**Entries provided:**

==================================================

-int bcnf_fold_backward_tail(const BcnfStackDesc* desc, const void* packed, const void* slab, const float* x,
-                            int32_t ldx, int32_t in_features, const float* feat_weight, const float* feat_bias,
-                            const void* workspace, int64_t batch, int32_t training, float* dparams,
-                            float* dfeat_weight, float* dfeat_bias, const BcnfFoldAdam* adam, void* stream) {
+namespace {
+int fold_tail_impl(const BcnfStackDesc* desc, const void* packed, const void* slab, const float* x,
+                   int32_t ldx, int32_t in_features, const float* feat_weight, const float* feat_bias,
+                   const void* workspace, int64_t batch, int32_t training, float* dparams,
+                   float* dfeat_weight, float* dfeat_bias, const BcnfFoldAdam* adam, float* loss_out,
+                   uint64_t* rng_state, int32_t* guard, void* stream) {
   BcnfLayout L;
   int rc = fold_setup(desc, in_features, &L);
   if (rc) return rc;
   if (!packed || !slab || !x || !feat_weight || !workspace || !dparams || batch < 1 || ldx < in_features)
     return BCNF_ERR_ARG;
+  const int fin_after = loss_out != nullptr;
   FoldAdamArgs A = {};
   if (adam) {
     const BcnfFoldAdam& a = *adam;
@@ -3084,18 +3317,98 @@
   const bool nt3 = (F.Cp >> 4) <= 6;
 #define FOLD_TAIL(V, NT)                                                                                          \
   launch<k_fold_tail<V, NT>>(grid, dim3(BCNF_WG), lds, st, L, F, d1, x, (long long)batch, rps, work, gx_dw, (int)n_sk, \
-                             (int)in_features, (const float*)slab, S, nwg, dparams, feat_weight, feat_bias, wf1, A)
+                             (int)in_features, (const float*)slab, S, nwg, dparams, feat_weight, feat_bias, wf1, A, \
+                             fin_after)
   rc = vec ? (nt3 ? FOLD_TAIL(true, 3) : FOLD_TAIL(true, 8)) : (nt3 ? FOLD_TAIL(false, 3) : FOLD_TAIL(false, 8));
 #undef FOLD_TAIL
   if (rc) return rc;
   const long long total = (long long)L.nb * 16 * F.Cp;
-  rc = launch<k_fold_gx>(dim3((unsigned)((total + BCNF_WG - 1) / BCNF_WG)), dim3(BCNF_WG), 0, st, total,
-                         (const float*)work, (int)splits, gx);
+  const unsigned n_gx = (unsigned)((total + BCNF_WG - 1) / BCNF_WG);
+  if (fin_after) {
+    const bool drop = training && L.p > 0.f;
+    if (drop && !rng_state) return BCNF_ERR_ARG;
+    rc = launch<k_fold_gx_fin>(dim3(n_gx + 1), dim3(BCNF_WG), 0, st, total, (const float*)work, (int)splits, gx,
+                               (const float*)workspace + ws_part_off(L, batch), nwg, (long long)batch, loss_out,
+                               drop ? rng_state : nullptr, guard);
+  } else {
+    rc = launch<k_fold_gx>(dim3(n_gx), dim3(BCNF_WG), 0, st, total, (const float*)work, (int)splits, gx);
+  }
   if (rc) return rc;
   const int n_fin = (L.nb + (F.Cp >> 4)) * (L.Cp >> 4);
   return launch<k_fold_finish>(dim3((unsigned)n_fin), dim3(BCNF_WG), sizeof(float) * FIN_SMEM, st, L,
                                (const float*)packed, (const float*)gx, (const float*)wf1, bf1, (int)in_features,
                                dparams, dfeat_weight, dfeat_bias, A);
+}
+}
+
+int bcnf_fold_backward_tail(const BcnfStackDesc* desc, const void* packed, const void* slab, const float* x,
+                            int32_t ldx, int32_t in_features, const float* feat_weight, const float* feat_bias,
+                            const void* workspace, int64_t batch, int32_t training, float* dparams,
+                            float* dfeat_weight, float* dfeat_bias, const BcnfFoldAdam* adam, void* stream) {
+  return fold_tail_impl(desc, packed, slab, x, ldx, in_features, feat_weight, feat_bias, workspace, batch, training,
+                        dparams, dfeat_weight, dfeat_bias, adam, nullptr, nullptr, nullptr, stream);
+}
+
+int bcnf_fold_backward_tail_fin(const BcnfStackDesc* desc, const void* packed, const void* slab, const float* x,
+                                int32_t ldx, int32_t in_features, const float* feat_weight, const float* feat_bias,
+                                const void* workspace, int64_t batch, int32_t training, float* dparams,
+                                float* dfeat_weight, float* dfeat_bias, const BcnfFoldAdam* adam, float* loss_out,
+                                uint64_t* rng_state, int32_t* guard, void* stream) {
+  if (!loss_out) return BCNF_ERR_ARG;
+  return fold_tail_impl(desc, packed, slab, x, ldx, in_features, feat_weight, feat_bias, workspace, batch, training,
+                        dparams, dfeat_weight, dfeat_bias, adam, loss_out, rng_state, guard, stream);
+}
+
+int bcnf_fold_train_fb(const BcnfStackDesc* desc, const float* params, const float* qmats, const void* table,
+                       const void* btable, const float* feat_weight, const float* feat_bias, int32_t in_features,
+                       const BcnfGather2* gather, const float* y, const float* x, int32_t ldx, int64_t batch,
+                       void* packed, float* z, float* ldj, int32_t training, const uint64_t* rng_state,
+                       void* workspace, const float* dloss, void* slab, void* stream) {
+  BcnfLayout L;
+  int rc = fold_setup(desc, in_features, &L);
+  if (rc) return rc;
+  if (!raw_applicable(L, in_features)) return BCNF_ERR_UNSUPPORTED;
+  RawArgs R;
+  if ((rc = raw_args_setup(L, params, qmats, table, feat_weight, feat_bias, in_features, gather, y, x, ldx, batch,
+                           packed, &R)))
+    return rc;
+  if (!z || !workspace || !dloss || !slab || !btable) return BCNF_ERR_ARG;
+  R.btable = (const uint32_t*)btable;
+  const bool drop = training && L.p > 0.f;
+  if (drop && !rng_state) return BCNF_ERR_ARG;
+  float* ws = (float*)workspace;
+  const float* pk = (const float*)packed;
+  const ProjArgs P{R.xpool, pk + L.w1c_off, pk + L.b1c_off, (long long)L.ldh, L.C, L.Cp, L.NKp};
+  switch (L.NH) {
+#define BCNF_CASE(N) case N: return fb_dispatch<N>(L, R, P, batch, z, ldj, drop, rng_state, ws, ws + ws_part_off(L, batch), dloss, ws + ws_d1_off(L, batch), (float*)slab, slab_stride_of(L), (hipStream_t)stream);
+    BCNF_CASE(1) BCNF_CASE(2) BCNF_CASE(3) BCNF_CASE(4) BCNF_CASE(5) BCNF_CASE(6) BCNF_CASE(7) BCNF_CASE(8)
+#undef BCNF_CASE
+    default: return BCNF_ERR_UNSUPPORTED;
+  }
+}
+
+int bcnf_fold_nll_backward_raw(const BcnfStackDesc* desc, const float* params, const float* qmats, const void* btable,
+                               int32_t in_features, const float* z, const float* dloss, int64_t batch,
+                               int32_t training, void* workspace, void* slab, float* loss_out, uint64_t* rng_state,
+                               int32_t* guard, void* stream) {
+  BcnfLayout L;
+  const int rc = fold_setup(desc, in_features, &L);
+  if (rc) return rc;
+  if (!raw_applicable(L, in_features)) return BCNF_ERR_UNSUPPORTED;
+  if (!params || !qmats || !btable || !z || !workspace || !slab || batch < 1) return BCNF_ERR_ARG;
+  RawArgs R = {};
+  R.P = params;
+  R.Q = qmats;
+  R.btable = (const uint32_t*)btable;
+  const bool drop = training && L.p > 0.f;
+  float* ws = (float*)workspace;
+  uint64_t* rng_w = (loss_out && drop) ? rng_state : nullptr;
+  switch (L.NH) {
+#define BCNF_CASE(N) case N: return bwd_raw_dispatch<N>(L, R, z, dloss, batch, ws, ws + ws_d1_off(L, batch), (float*)slab, slab_stride_of(L), ws + ws_part_off(L, batch), loss_out, rng_w, guard, (hipStream_t)stream);
+    BCNF_CASE(1) BCNF_CASE(2) BCNF_CASE(3) BCNF_CASE(4) BCNF_CASE(5) BCNF_CASE(6) BCNF_CASE(7) BCNF_CASE(8)
+#undef BCNF_CASE
+    default: return BCNF_ERR_UNSUPPORTED;
+  }
 }
 
 int bcnf_grad_reduce(const BcnfStackDesc* desc, const void* slab, const float* h, const void* workspace,
diff --git a/bcnf_amd/fused.py b/bcnf_amd/fused.py
--- a/bcnf_amd/fused.py
+++ b/bcnf_amd/fused.py
@@ -334,17 +334,25 @@
     def raw_table(self, X: int):
         if not self.use_raw_forward or not hasattr(N.lib(), "bcnf_fold_train_forward"):
             return None
+        return self._device_table("bcnf_fold_raw_table", X)
+
+    def raw_btable(self, X: int):
+        if not hasattr(N.lib(), "bcnf_fold_raw_btable"):
+            return None
+        return self._device_table("bcnf_fold_raw_btable", X)
+
+    def _device_table(self, name, X):
         dev = self.flat.device
-        key = (X, str(dev))
+        key = (name, X, str(dev))
         if key not in self._raw_tables:
             if torch.cuda.is_current_stream_capturing():
                 return None
-            rc, (nb,) = N.query_status("bcnf_fold_raw_table_bytes", self._pdesc, X)
+            rc, (nb,) = N.query_status(name + "_bytes", self._pdesc, X)
             if rc != N.OK:
                 self._raw_tables[key] = None
             else:
                 host = torch.empty(nb // 4, dtype=torch.int32)
-                N.call("bcnf_fold_raw_table", self._pdesc, X, host)
+                N.call(name, self._pdesc, X, host)
                 self._raw_tables[key] = host.to(dev)
         return self._raw_tables[key]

==================================================

**Task requirements:** Report every line of the entries that carries the word "host".

**Solution:**
                 host = torch.empty(nb // 4, dtype=torch.int32)
-                N.call("bcnf_fold_raw_table", self._pdesc, X, host)
+                N.call(name, self._pdesc, X, host)
                 self._raw_tables[key] = host.to(dev)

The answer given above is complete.